* Supplied material *
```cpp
int molclr_atom_embed_fwd_bf16(const int64_t* x, const float* X1, const float* X2, uint16_t* h,
                               int64_t num_nodes, int64_t dim, int64_t n1, int64_t n2,
                               int32_t* status, molclr_stream_t stream);
int molclr_atom_embed_bwd_bf16(const int64_t* x, const uint16_t* dh, float* dX1, float* dX2,
                               int64_t num_nodes, int64_t dim, int64_t n1, int64_t n2,
                               int accumulate, void* workspace, size_t workspace_bytes,
                               molclr_stream_t stream);
int molclr_gine_aggregate_fwd_bf16(const uint16_t* x, const int32_t* rowptr, const int32_t* col,
                                   const uint8_t* ecode, const uint32_t* nbr, const float* Ec,
                                   uint16_t* out, int64_t num_nodes, int64_t dim,
                                   molclr_stream_t stream);
int molclr_gine_aggregate_bwd_bf16(const uint16_t* g, const int32_t* rowptr_t,
                                   const int32_t* col_t, const uint32_t* nbr_t,
                                   const int32_t* ecount, uint16_t* dx, float* dE1, float* dE2,
                                   int64_t num_nodes, int64_t dim, int accumulate, void* workspace,
                                   size_t workspace_bytes, molclr_stream_t stream);
int molclr_segment_pool_fwd_bf16(const uint16_t* h, const int32_t* graph_ptr, float* out,
                                 int64_t num_graphs, int64_t dim, int mode,
                                 molclr_stream_t stream);
int molclr_segment_pool_bwd_bf16(const float* dout, const int32_t* graph_ptr, uint16_t* dh,
                                 int64_t num_nodes, int64_t num_graphs, int64_t dim, int mode,
                                 molclr_stream_t stream);
int molclr_gemm_bf16(const uint16_t* A, const uint16_t* planes, uint16_t* C, int64_t M, int64_t N,
                     int64_t K, int64_t lda, int64_t ldc, int epilogue, const float* bias,
                     const uint16_t* aux, int64_t ldaux, molclr_stream_t stream);
int molclr_gemm_bf16_impl(const uint16_t* A, const uint16_t* planes, uint16_t* C, int64_t M,
                          int64_t N, int64_t K, int64_t lda, int64_t ldc, int epilogue,
                          const float* bias, const uint16_t* aux, int64_t ldaux,
                          molclr_stream_t stream, int impl);
int molclr_gemm_bf16_bits(const uint16_t* A, const uint16_t* planes, uint16_t* C, int64_t M,
                          int64_t N, int64_t K, int64_t lda, int64_t ldc, int epilogue,
                          const float* bias, uint32_t* bits_out, const uint32_t* bits_in,
                          molclr_stream_t stream);
size_t molclr_linear_wgrad_bf16_workspace_bytes(int64_t rows, int64_t n_out, int64_t n_in);
int molclr_linear_wgrad_bf16(const uint16_t* dy, const uint16_t* x, float* dW, float* db,
                             int64_t rows, int64_t n_out, int64_t n_in, int64_t ld_dy,
                             int64_t ld_x, int accumulate, void* workspace,
                             size_t workspace_bytes, molclr_stream_t stream);
int molclr_linear_wgrad_bf16_impl(const uint16_t* dy, const uint16_t* x, float* dW, float* db,
                                  int64_t rows, int64_t n_out, int64_t n_in, int64_t ld_dy,
                                  int64_t ld_x, int accumulate, void* workspace,
                                  size_t workspace_bytes, molclr_stream_t stream, int impl);

#define MOLCLR_KTIMER_GINE_AGG 1
#define MOLCLR_KTIMER_GEMM 2
#define MOLCLR_KTIMER_NTXENT 4
#define MOLCLR_KTIMER_GCN_AGG 8
int molclr_ktimer_start(int kinds_mask);
int molclr_ktimer_read(int kind, double* total_ms, int64_t* launches);
int molclr_ktimer_stop(void);

#ifdef __cplusplus
}
#endif
#endif
```

### molclr_amd/_lib.py

```python
from __future__ import annotations

import ctypes
import os
from ctypes import POINTER, c_char_p, c_double, c_int, c_int64, c_size_t, c_uint64, c_void_p
from pathlib import Path

import torch

LIB_PATH = Path(os.environ.get("MOLCLR_LIB", Path(__file__).resolve().parent / "libmolclr_hip.so"))

_P = c_void_p
_I64 = c_int64

SIGNATURES = {
    "molclr_version": (c_char_p, []),
    "molclr_last_error": (c_char_p, []),
    "molclr_graph_build_workspace_bytes": (c_size_t, [_I64, _I64]),
    "molclr_graph_build": (c_int, [_P, _P, _P, _I64, _I64, _I64, _P, _P, _P, _P, _P, _P, _P, _P,
                                   _P, _P, _P, c_size_t, _P]),
    "molclr_graph_build_multi": (c_int, [c_int, _P, _P, _P, _P, _P, _P, _P, _P, _P, _P, _P, _P,
                                         c_size_t, _P]),
    "molclr_stage_segments": (c_int, [c_int, _P, _P, _P, _I64, _I64, _P, _P]),
    "molclr_graph_build_dev": (c_int, [c_int, _P, _P, _I64, _I64, _P, _P, _P, _P, _P, _P, _P, _P,
                                       _P, _P, _P, c_size_t, _P]),
    "molclr_mask_views_workspace_bytes": (c_size_t, [_I64]),
    "molclr_mask_views": (c_int, [_P, _P, _P, _P, _P, _I64, _I64, _P, _I64, c_uint64, c_int, _P, _P,
                                  _P, _P, _P, _I64, _I64, _P, _P, c_size_t, _P]),
    "molclr_atom_embed_fwd": (c_int, [_P, _P, _P, _P, _I64, _I64, _I64, _I64, _P, _P]),
    "molclr_atom_embed_bwd_workspace_bytes": (c_size_t, [_I64, _I64, _I64, _I64]),
    "molclr_atom_embed_bwd": (c_int, [_P, _P, _P, _P, _I64, _I64, _I64, _I64, c_int, _P, c_size_t,
                                      _P]),
    "molclr_edge_tables_combine": (c_int, [c_int, _P, _P, _P, _I64, _P]),
    "molclr_gine_aggregate_fwd": (c_int, [_P, _P, _P, _P, _P, _P, _P, _I64, _I64, _P]),
    "molclr_rowmax_layout": (_I64, [_I64]),
    "molclr_rowmax_bytes": (c_size_t, [_I64, _I64]),
    "molclr_gine_aggregate_fwd_rowmax": (c_int, [_P, _P, _P, _P, _P, _P, _P, _I64, _I64, _P, _P,
                                                 _P]),
    "molclr_gine_aggregate_bwd_workspace_bytes": (c_size_t, [_I64, _I64]),
    "molclr_gine_aggregate_bwd": (c_int, [_P, _P, _P, _P, _P, _P, _P, _P, _I64, _I64, c_int, _P,
                                          c_size_t, _P]),
    "molclr_gcn_aggregate_fwd": (c_int, [_P, _P, _P, _P, _P, _P, _P, _P, _P, _I64, _I64, _P]),
    "molclr_gcn_aggregate_bwd_workspace_bytes": (c_size_t, [_I64, _I64]),
    "molclr_gcn_aggregate_bwd": (c_int, [_P, _P, _P, _P, _P, _P, _P, _P, _P, _I64, _I64, c_int,
                                         _P, c_size_t, _P]),
    "molclr_gemm_f32_workspace_bytes": (c_size_t, [_I64, _I64, _I64]),
    "molclr_gemm_f32": (c_int, [_P, _P, _P, _I64, _I64, _I64, _I64, _I64, _I64, c_int, c_int, c_int,
                                _P, _P, _I64, _P, c_size_t, _P]),
    "molclr_gemm_f32_impl": (c_int, [_P, _P, _P, _I64, _I64, _I64, _I64, _I64, _I64, c_int, c_int,
                                     c_int, _P, _P, _I64, _P, c_size_t, _P, c_int]),
    "molclr_bplanes_bytes": (c_size_t, [_I64, _I64]),
    "molclr_bplanes_make": (c_int, [_P, _I64, _I64, _I64, c_int, _P, _P]),
    "molclr_bplanes_make_batch": (c_int, [c_int, _P, _P, _P, _P, _P, _P, _P]),
    "molclr_gemm_f32_bplanes": (c_int, [_P, _P, _P, _I64, _I64, _I64, _I64, _I64, c_int, c_int, _P,
                                        _P, _I64, _P, c_size_t, _P]),
    "molclr_gemm_f32_bplanes_tile": (c_int, [_P, _P, _P, _I64, _I64, _I64, _I64, _I64, c_int,
                                             c_int, _P, _P, _I64, _P, c_size_t, _P, c_int]),
    "molclr_linear_wgrad_workspace_bytes": (c_size_t, [_I64, _I64, _I64]),
    "molclr_linear_wgrad": (c_int, [_P, _P, _P, _P, _I64, _I64, _I64, _I64, _I64, c_int, _P, c_size_t,
                                    _P]),
    "molclr_linear_wgrad_groups": (c_int, [_P, _P, _P, _P, _I64, _I64, _I64, _I64, _I64, c_int, _P,
                                           c_size_t, _P, c_int]),
    "molclr_absmax_f32": (c_int, [_P, _I64, _I64, _I64, _P, c_int, _P]),
    "molclr_hplanes_bytes": (c_size_t, [_I64, _I64]),
    "molclr_hplanes_make_batch": (c_int, [c_int, _P, _P, _P, _P, _P, _P, _P]),
    "molclr_absmax_rows_f32": (c_int, [_P, _I64, _I64, _I64, _P, _P, c_int, _P]),
    "molclr_bn_row_parts": (c_int, [_I64]),
    "molclr_batchnorm_seg_bwd_max": (c_int, [_P, _P, _P, _P, _P, _P, _P, _P, _P, c_int, _P, _I64,
                                             c_int, c_int, _P, _P, _P, c_size_t, _P]),
    "molclr_gemm_row_parts": (_I64, [_I64]),
    "molclr_gemm_f32_bplanes_max": (c_int, [_P, _P, _P, _I64, _I64, _I64, _I64, _I64, c_int, _P,
                                            _P, _I64, _P, _P, _P, _P, _P, c_size_t, _P]),
    "molclr_gemm_f32_h3": (c_int, [_P, _P, c_int, _P, _P, _I64, _I64, _I64, _I64, _I64, c_int, _P,
                                   _P, _I64, _P, _P, _P, _P, _P]),
    "molclr_gemm_f32_h3_bits": (c_int, [_P, _P, c_int, _P, _P, _I64, _I64, _I64, _I64, _I64, c_int,
                                        _P, _P, _I64, _P, _P, _P, _P, _P, _P]),
    "molclr_gemm_f32_h3_impl": (c_int, [_P, _P, c_int, _P, _P, _I64, _I64, _I64, _I64, _I64, c_int,
                                        _P, _P, _I64, _P, _P, _P, _P, _P, _P, c_int]),
    "molclr_linear_wgrad_h3_groups": (c_int, [_P, _P, _P, _P, _P, _P, _I64, _I64, _I64, _I64, _I64,
                                              c_int, _P, c_size_t, _P, c_int]),
    "molclr_linear_wgrad_h3": (c_int, [_P, _P, _P, _P, _P, _P, _I64, _I64, _I64, _I64, _I64, c_int,
                                       _P, c_size_t, _P]),
    "molclr_colsum_f32_workspace_bytes": (c_size_t, [_I64, _I64]),
    "molclr_colsum_f32": (c_int, [_P, _P, _I64, _I64, _I64, c_int, _P, c_size_t, _P]),
    "molclr_batchnorm_workspace_bytes": (c_size_t, [_I64, _I64]),
    "molclr_batchnorm_fwd": (c_int, [_P, _P, _P, _P, _P, _P, _P, _P, _P, _I64, _I64, c_double,
                                     c_double, c_int, c_int, _P, c_size_t, _P]),
    "molclr_batchnorm_bwd": (c_int, [_P, _P, _P, _P, _P, _P, _P, _P, _P, _I64, _I64, c_int, c_int,
                                     _P, c_size_t, _P]),
    "molclr_batchnorm_seg_workspace_bytes": (c_size_t, [c_int, _P, _I64]),
    "molclr_batchnorm_seg_fwd": (c_int, [_P, _P, _P, _P, _P, _P, _P, _P, _P, c_int, _P, _I64, c_int,
                                         c_double, c_double, c_int, c_int, _P, c_size_t, _P]),
    "molclr_batchnorm_seg_bwd": (c_int, [_P, _P, _P, _P, _P, _P, _P, _P, _P, c_int, _P, _I64, c_int,
                                         c_int, c_int, _P, c_size_t, _P]),
    "molclr_batchnorm_seg_dev_workspace_bytes": (c_size_t, [c_int, _I64, _I64]),
    "molclr_batchnorm_seg_fwd_dev": (c_int, [_P, _P, _P, _P, _P, _P, _P, _P, _P, c_int, _P, _I64,
                                             _I64, c_int, c_double, c_double, c_int, c_int, _P,
                                             c_size_t, _P]),
    "molclr_batchnorm_seg_bwd_dev": (c_int, [_P, _P, _P, _P, _P, _P, _P, _P, _P, c_int, _P, _I64,
                                             _I64, c_int, c_int, c_int, _P, _P, _P, c_size_t, _P]),
    "molclr_segment_pool_fwd": (c_int, [_P, _P, _P, _I64, _I64, c_int, _P]),
    "molclr_segment_pool_bwd": (c_int, [_P, _P, _P, _I64, _I64, _I64, c_int, _P]),
    "molclr_l2norm_fwd": (c_int, [_P, _P, _P, _I64, _I64, c_double, _P]),
    "molclr_l2norm_bwd": (c_int, [_P, _P, _P, _P, _I64, _I64, c_double, _P]),
    "molclr_ntxent_prep": (c_int, [_P, _P, _P, _I64, _I64, c_int, _P]),
    "molclr_ntxent_prep_bwd": (c_int, [_P, _P, _P, _P, _I64, _I64, c_int, _P]),
    "molclr_ntxent_prep_pair": (c_int, [_P, _P, _P, _P, _P, _I64, _I64, c_double, c_int, _P]),
    "molclr_ntxent_prep_pair_bwd": (c_int, [_P, _P, _P, _P, _P, _P, _I64, _I64, c_double, c_int,
                                            _P]),
    "molclr_ntxent_workspace_bytes": (c_size_t, [_I64, _I64, _I64]),
    "molclr_ntxent_fwd": (c_int, [_P, _P, _P, _I64, _I64, _I64, _I64, c_double, _P, _P, _P,
                                  c_size_t, _P]),
    "molclr_ntxent_bwd": (c_int, [_P, _P, _P, _P, _P, _I64, _I64, _I64, _I64, c_double, _P, _P,
                                  c_size_t, _P]),
    "molclr_ntxent_sim_bytes": (c_size_t, [_I64, _I64, _I64, c_int]),
    "molclr_ntxent_fwd_impl": (c_int, [_P, _P, _P, _I64, _I64, _I64, _I64, c_double, _P, _P,
                                       _P, _P, c_size_t, _P, c_int]),
    "molclr_ntxent_bwd_impl": (c_int, [_P, _P, _P, _P, _P, _I64, _I64, _I64, _I64, c_double, _P,
                                       _P, _P, c_size_t, _P, c_int]),
    "molclr_sum_f32": (c_int, [_P, _P, _I64, _P]),
    "molclr_linear_wgrad_h3_pair_workspace_bytes": (c_size_t, [_I64, _I64, _I64, _I64, _I64]),
# ... 185 lines not shown
```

* Required action *
A single number is the whole answer: the number of lines in the entries that include "mode".

* Result *
2